Generate Contributions Groups
This task is responsible for grouping contributions based on various attributes, including:
- Session
- Classification
- Author
- Institute
- DOI per Institute
- Keyword
These groups serve as indexing modes for contributions on the final website.
Concatenate Contributions Papers
This task is responsible for concatenating the papers to create the following volumes:
- "Proceedings at a Glance," which includes the first pages of all the papers. Each page also serves as a hypertextual link to the respective paper.
- "Proceedings Volume," which includes all the papers of the conference.
Both volumes may have a cover if added through the materials, and a table of contents is generated based on the settings.
To expedite the process, papers are divided into chunks (based on their page numbers) and concatenated in parallel.
The tool used to perform this task is PDFtk.
Generate Site Pages
This task operates in three steps:
-
An instance of
HugoFinalProceedingsPlugin
is created. Starting from the proceeding object, it initializes all the variables needed to generate the static web pages. Additionally, it also initializes thePath
variables pointing to the folders where these pages will be stored. -
The
run_prepare
function actively creates the folders using thePath
variables initialized previously. It then initializes aJinjaTemplateRenderer
object that renders theconfig.toml
andindex.html
files from their respective Jinja templates. -
The
run_build
function generates all other website pages, executing them in parallel to expedite the process.
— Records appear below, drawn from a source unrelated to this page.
torch::Tensor bn_bwd_reduce_rm(torch::Tensor dz, torch::Tensor x,
                               torch::Tensor mean, torch::Tensor invstd,
                               torch::Tensor weight, torch::Tensor bias,
                               torch::Tensor dym, int64_t C) {
  _check_bn_act(dz, "dz"); _check_bn_act(x, "x");
  _check_f32(mean, "mean"); _check_f32(invstd, "invstd");
  _check_f32(weight, "weight"); _check_f32(bias, "bias");
  void* dym_p = nullptr;
  if (dym.defined() && dym.numel()) {
    _check_bn_act(dym, "dym");
    TORCH_CHECK(dym.numel() == x.numel(), "dym shape mismatch");
    dym_p = dym.data_ptr();
  }
  long long rows = _bn_rows(x, C);
  int nb = bn_reduce_blocks(rows, (int)C);
  auto partial = torch::empty(
      {(int64_t)nb * 2 * C},
      torch::TensorOptions().dtype(torch::kFloat32).device(x.device()));
  launch_bn_bwd_reduce_rm(dz.data_ptr(), x.data_ptr(),
                          mean.data_ptr<float>(), invstd.data_ptr<float>(),
                          weight.data_ptr<float>(), bias.data_ptr<float>(),
                          partial.data_ptr<float>(), dym_p, nb, rows,
                          (int)C, at::cuda::getCurrentHIPStream().stream());
  return partial;
}

void bn_bwd_apply_rm(torch::Tensor dz, torch::Tensor x, torch::Tensor mean,
                     torch::Tensor invstd, torch::Tensor bias,
                     torch::Tensor k, torch::Tensor dx, int64_t C) {
  _check_bn_act(dz, "dz"); _check_bn_act(x, "x"); _check_bn_act(dx, "dx");
  _check_f32(mean, "mean"); _check_f32(invstd, "invstd");
  _check_f32(bias, "bias"); _check_f32(k, "k");
  launch_bn_bwd_apply_rm(dz.data_ptr(), x.data_ptr(),
                         mean.data_ptr<float>(), invstd.data_ptr<float>(),
                         bias.data_ptr<float>(), k.data_ptr<float>(),
                         dx.data_ptr(), _bn_rows(x, C), (int)C,
                         at::cuda::getCurrentHIPStream().stream());
}

void bn_bwd_apply_dym(torch::Tensor dym, torch::Tensor x,
                      torch::Tensor mean, torch::Tensor invstd,
                      torch::Tensor k, torch::Tensor dx, int64_t C) {
  _check_bn_act(dym, "dym"); _check_bn_act(x, "x"); _check_bn_act(dx, "dx");
  _check_f32(mean, "mean"); _check_f32(invstd, "invstd");
  _check_f32(k, "k");
  launch_bn_bwd_apply_dym(dym.data_ptr(), x.data_ptr(),
                          mean.data_ptr<float>(), invstd.data_ptr<float>(),
                          k.data_ptr<float>(), dx.data_ptr(),
                          _bn_rows(x, C), (int)C,
                          at::cuda::getCurrentHIPStream().stream());
}

void bn_bwd_finalize(torch::Tensor partial, torch::Tensor invstd,
                     torch::Tensor weight, torch::Tensor dweight,
                     torch::Tensor dbias, torch::Tensor k, int64_t rows,
                     int64_t C, bool accumulate) {
  _check_f32(partial, "partial"); _check_f32(invstd, "invstd");
  _check_f32(weight, "weight"); _check_f32(dweight, "dweight");
  _check_f32(dbias, "dbias"); _check_f32(k, "k");
  TORCH_CHECK(k.numel() == 3 * C, "k must be [3C]");
  TORCH_CHECK(partial.numel() % (2 * C) == 0, "partial must be [nb*2C]");
  int nb = (int)(partial.numel() / (2 * C));
  launch_bn_bwd_finalize(partial.data_ptr<float>(), nb,
                         invstd.data_ptr<float>(),
                         weight.data_ptr<float>(), dweight.data_ptr<float>(),
                         dbias.data_ptr<float>(), k.data_ptr<float>(), rows,
                         (int)C, accumulate ? 1 : 0,
                         at::cuda::getCurrentHIPStream().stream());
}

Upon completion of this phase, all website pages will be found under the var/run/{event_id}_src
folder.
Copy Event PDFs
This task is responsible for copying the PDF files retrieved in one of the previous tasks to the folder var/run/{event_id}_src/static/pdf
. These assets are also necessary to build the final website. The subtasks are as follows:
copy_event_materials
for the materials (excluding the covers).copy_contribution_papers
for the PDFs of the papers.copy_contribution_slides
for the slides of the contributions, but only for the final proceedings event.
Generate Proceedings
Now that all the folders and files are in place, this task can run the command:
bin/hugo --source var/run/{event_id}_src --destination out
--source
instructs Hugo to use the specified folder as the source of the website, where all the generated files are stored.--destination
specifies where Hugo should create the website, which, in this case, is theout
folder.
Link Static Site
This task is responsible for updating the preview of the proceedings website. It achieves this by moving the newly generated website to the site_preview_path
. Once the move is complete, it deletes the website from the old folder to free up space.